*** Begin section ***
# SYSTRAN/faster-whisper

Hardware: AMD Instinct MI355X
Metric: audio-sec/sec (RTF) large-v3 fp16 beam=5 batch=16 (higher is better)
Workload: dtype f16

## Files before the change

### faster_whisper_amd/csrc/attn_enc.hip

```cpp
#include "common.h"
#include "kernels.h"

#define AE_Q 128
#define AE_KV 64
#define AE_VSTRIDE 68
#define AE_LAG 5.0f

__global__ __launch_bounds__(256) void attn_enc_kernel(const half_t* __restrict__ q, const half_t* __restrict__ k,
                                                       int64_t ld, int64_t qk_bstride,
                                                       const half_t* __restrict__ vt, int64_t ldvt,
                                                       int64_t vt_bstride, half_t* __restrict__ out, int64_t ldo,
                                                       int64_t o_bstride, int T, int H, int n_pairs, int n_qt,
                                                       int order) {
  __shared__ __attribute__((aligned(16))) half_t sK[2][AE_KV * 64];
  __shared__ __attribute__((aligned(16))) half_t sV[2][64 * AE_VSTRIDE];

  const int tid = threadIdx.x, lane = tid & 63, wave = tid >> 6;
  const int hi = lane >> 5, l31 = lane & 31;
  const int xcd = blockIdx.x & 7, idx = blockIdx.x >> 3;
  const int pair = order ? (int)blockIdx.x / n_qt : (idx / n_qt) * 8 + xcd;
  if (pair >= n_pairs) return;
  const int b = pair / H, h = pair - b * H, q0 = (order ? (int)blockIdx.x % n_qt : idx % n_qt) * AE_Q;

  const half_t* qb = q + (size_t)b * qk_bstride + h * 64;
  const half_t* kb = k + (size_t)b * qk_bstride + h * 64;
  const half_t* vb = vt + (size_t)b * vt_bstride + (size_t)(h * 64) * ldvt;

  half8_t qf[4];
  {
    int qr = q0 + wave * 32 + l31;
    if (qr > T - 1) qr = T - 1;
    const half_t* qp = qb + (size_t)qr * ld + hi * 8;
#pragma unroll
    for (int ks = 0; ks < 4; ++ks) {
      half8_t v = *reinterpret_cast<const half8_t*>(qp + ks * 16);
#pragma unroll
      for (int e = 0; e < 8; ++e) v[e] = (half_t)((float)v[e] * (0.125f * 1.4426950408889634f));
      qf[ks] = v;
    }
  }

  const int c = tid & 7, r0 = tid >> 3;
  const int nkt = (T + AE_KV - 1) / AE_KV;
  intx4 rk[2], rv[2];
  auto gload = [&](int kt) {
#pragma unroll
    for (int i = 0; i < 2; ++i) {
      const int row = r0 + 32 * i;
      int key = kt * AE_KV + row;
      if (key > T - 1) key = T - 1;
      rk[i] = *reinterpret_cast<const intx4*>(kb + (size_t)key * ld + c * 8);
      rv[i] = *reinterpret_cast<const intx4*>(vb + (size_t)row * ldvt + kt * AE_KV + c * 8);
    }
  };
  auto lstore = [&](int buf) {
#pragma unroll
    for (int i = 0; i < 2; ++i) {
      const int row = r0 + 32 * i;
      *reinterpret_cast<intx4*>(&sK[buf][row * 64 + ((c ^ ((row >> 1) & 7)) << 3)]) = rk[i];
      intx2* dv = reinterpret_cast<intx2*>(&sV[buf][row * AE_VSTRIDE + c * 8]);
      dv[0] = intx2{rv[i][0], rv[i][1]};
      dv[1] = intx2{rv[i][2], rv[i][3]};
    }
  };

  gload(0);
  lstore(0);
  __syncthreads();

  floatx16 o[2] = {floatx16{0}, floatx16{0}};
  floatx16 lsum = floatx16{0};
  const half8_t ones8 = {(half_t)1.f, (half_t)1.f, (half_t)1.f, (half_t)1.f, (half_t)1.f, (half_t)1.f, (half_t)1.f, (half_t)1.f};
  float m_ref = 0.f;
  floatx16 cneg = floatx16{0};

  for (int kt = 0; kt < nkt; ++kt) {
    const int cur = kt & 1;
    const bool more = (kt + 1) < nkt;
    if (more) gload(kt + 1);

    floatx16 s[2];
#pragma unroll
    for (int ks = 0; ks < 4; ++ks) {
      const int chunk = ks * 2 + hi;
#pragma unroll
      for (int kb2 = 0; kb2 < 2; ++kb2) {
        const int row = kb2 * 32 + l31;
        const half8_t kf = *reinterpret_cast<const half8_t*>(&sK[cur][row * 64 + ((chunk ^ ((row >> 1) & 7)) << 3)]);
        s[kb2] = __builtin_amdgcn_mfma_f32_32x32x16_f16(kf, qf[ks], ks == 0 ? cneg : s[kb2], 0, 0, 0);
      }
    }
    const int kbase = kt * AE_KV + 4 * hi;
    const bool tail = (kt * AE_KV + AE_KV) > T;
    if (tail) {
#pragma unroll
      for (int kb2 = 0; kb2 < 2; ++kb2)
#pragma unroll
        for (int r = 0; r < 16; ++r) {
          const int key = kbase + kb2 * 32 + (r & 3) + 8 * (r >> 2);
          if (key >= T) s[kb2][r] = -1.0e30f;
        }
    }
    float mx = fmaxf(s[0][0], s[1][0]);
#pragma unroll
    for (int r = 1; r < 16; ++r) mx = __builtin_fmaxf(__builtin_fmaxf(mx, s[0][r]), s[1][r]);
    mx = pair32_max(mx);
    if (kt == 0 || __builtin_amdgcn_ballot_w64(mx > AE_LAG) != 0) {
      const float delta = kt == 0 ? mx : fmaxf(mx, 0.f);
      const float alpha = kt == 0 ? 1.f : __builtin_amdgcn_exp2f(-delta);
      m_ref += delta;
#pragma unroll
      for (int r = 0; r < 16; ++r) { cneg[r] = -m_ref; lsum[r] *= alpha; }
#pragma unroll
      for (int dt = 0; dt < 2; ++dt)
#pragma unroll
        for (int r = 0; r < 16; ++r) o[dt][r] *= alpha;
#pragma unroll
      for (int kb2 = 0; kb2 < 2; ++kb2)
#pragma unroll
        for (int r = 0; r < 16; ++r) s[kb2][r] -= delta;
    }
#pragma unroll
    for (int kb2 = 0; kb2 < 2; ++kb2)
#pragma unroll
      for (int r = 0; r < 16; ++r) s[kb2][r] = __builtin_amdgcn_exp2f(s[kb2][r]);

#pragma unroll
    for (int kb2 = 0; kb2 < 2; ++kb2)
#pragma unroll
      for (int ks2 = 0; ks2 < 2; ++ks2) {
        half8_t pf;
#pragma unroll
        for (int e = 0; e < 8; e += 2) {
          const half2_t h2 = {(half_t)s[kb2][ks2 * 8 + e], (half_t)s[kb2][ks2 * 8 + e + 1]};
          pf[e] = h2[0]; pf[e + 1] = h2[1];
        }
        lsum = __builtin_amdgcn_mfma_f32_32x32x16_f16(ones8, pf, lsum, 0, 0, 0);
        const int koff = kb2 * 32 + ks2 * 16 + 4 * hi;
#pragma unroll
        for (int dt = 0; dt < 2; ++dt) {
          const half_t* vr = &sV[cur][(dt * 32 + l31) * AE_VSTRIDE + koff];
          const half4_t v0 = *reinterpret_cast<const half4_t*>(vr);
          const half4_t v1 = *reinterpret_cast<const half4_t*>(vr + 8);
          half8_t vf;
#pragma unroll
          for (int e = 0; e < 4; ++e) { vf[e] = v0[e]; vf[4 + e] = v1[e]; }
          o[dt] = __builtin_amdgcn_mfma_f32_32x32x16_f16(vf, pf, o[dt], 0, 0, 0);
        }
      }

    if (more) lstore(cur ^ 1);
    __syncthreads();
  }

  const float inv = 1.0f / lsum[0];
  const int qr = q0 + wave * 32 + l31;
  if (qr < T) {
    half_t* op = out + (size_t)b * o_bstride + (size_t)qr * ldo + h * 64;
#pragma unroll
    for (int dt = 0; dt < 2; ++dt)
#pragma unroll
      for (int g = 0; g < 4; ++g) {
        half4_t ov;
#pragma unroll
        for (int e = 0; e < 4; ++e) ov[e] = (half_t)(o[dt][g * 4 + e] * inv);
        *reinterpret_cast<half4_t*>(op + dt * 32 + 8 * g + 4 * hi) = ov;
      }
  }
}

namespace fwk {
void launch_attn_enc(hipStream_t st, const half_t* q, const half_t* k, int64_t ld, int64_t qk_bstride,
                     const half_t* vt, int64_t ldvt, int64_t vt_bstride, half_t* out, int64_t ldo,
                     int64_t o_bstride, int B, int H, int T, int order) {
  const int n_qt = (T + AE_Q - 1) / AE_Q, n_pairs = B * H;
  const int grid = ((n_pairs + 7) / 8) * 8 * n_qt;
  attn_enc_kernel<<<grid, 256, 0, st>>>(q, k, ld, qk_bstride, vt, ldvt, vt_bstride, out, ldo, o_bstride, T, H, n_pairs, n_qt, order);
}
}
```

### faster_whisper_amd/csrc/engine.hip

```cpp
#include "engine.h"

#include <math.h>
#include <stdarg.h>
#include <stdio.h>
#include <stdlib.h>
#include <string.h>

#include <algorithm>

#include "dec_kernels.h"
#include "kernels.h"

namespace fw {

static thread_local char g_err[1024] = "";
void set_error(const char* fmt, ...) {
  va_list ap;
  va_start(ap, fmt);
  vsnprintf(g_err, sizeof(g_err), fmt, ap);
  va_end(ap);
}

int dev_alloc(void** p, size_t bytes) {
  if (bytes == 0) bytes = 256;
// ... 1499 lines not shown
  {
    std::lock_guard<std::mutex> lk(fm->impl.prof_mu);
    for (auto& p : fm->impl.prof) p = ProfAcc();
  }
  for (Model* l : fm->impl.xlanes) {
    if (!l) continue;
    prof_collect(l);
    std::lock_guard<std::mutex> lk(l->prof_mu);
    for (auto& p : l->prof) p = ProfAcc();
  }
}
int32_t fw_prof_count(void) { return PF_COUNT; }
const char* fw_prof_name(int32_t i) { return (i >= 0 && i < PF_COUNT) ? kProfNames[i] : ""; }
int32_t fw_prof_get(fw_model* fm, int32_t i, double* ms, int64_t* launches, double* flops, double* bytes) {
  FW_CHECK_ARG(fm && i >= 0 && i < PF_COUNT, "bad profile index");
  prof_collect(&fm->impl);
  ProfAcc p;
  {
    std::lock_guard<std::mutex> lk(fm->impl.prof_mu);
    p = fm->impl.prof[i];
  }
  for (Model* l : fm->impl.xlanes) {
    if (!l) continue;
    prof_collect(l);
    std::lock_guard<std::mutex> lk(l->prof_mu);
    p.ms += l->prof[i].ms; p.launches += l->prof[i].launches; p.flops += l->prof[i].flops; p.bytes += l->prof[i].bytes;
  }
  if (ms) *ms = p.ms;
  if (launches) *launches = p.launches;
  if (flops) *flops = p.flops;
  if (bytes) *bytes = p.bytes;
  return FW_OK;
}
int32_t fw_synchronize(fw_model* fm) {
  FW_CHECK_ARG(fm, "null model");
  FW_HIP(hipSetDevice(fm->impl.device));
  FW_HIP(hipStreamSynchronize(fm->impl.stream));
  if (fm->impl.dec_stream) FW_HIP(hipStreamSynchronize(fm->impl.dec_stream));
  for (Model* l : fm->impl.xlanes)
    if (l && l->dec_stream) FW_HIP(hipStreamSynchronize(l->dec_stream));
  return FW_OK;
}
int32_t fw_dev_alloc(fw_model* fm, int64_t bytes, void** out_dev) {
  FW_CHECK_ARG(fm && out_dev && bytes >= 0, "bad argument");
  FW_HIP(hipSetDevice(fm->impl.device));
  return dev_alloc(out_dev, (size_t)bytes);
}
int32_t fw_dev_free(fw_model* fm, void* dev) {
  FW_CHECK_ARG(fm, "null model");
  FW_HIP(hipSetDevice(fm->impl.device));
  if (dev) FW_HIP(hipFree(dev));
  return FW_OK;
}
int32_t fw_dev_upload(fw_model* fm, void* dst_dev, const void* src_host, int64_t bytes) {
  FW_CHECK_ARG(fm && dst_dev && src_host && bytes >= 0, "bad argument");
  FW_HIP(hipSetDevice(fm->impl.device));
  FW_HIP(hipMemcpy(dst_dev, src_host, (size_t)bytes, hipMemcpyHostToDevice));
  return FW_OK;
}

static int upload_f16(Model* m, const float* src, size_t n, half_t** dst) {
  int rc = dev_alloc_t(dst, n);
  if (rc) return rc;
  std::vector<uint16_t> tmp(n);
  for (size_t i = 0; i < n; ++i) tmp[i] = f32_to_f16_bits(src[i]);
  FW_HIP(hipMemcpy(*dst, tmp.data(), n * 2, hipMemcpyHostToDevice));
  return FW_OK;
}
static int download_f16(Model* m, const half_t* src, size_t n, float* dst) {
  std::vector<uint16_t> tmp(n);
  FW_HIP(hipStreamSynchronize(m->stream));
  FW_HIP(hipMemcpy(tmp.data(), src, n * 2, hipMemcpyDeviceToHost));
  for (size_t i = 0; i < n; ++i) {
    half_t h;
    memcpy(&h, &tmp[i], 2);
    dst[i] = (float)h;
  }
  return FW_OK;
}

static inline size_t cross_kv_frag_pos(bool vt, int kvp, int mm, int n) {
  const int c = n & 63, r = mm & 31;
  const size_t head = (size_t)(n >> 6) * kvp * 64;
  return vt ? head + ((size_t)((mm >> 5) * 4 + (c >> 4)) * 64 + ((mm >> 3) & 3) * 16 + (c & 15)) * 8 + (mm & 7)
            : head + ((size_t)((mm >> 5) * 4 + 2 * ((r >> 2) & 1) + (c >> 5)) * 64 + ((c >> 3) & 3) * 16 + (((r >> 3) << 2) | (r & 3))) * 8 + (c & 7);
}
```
*** End section ***
For the listing above, how many lines contain the word "lsum"? Respond with nothing but the number.

4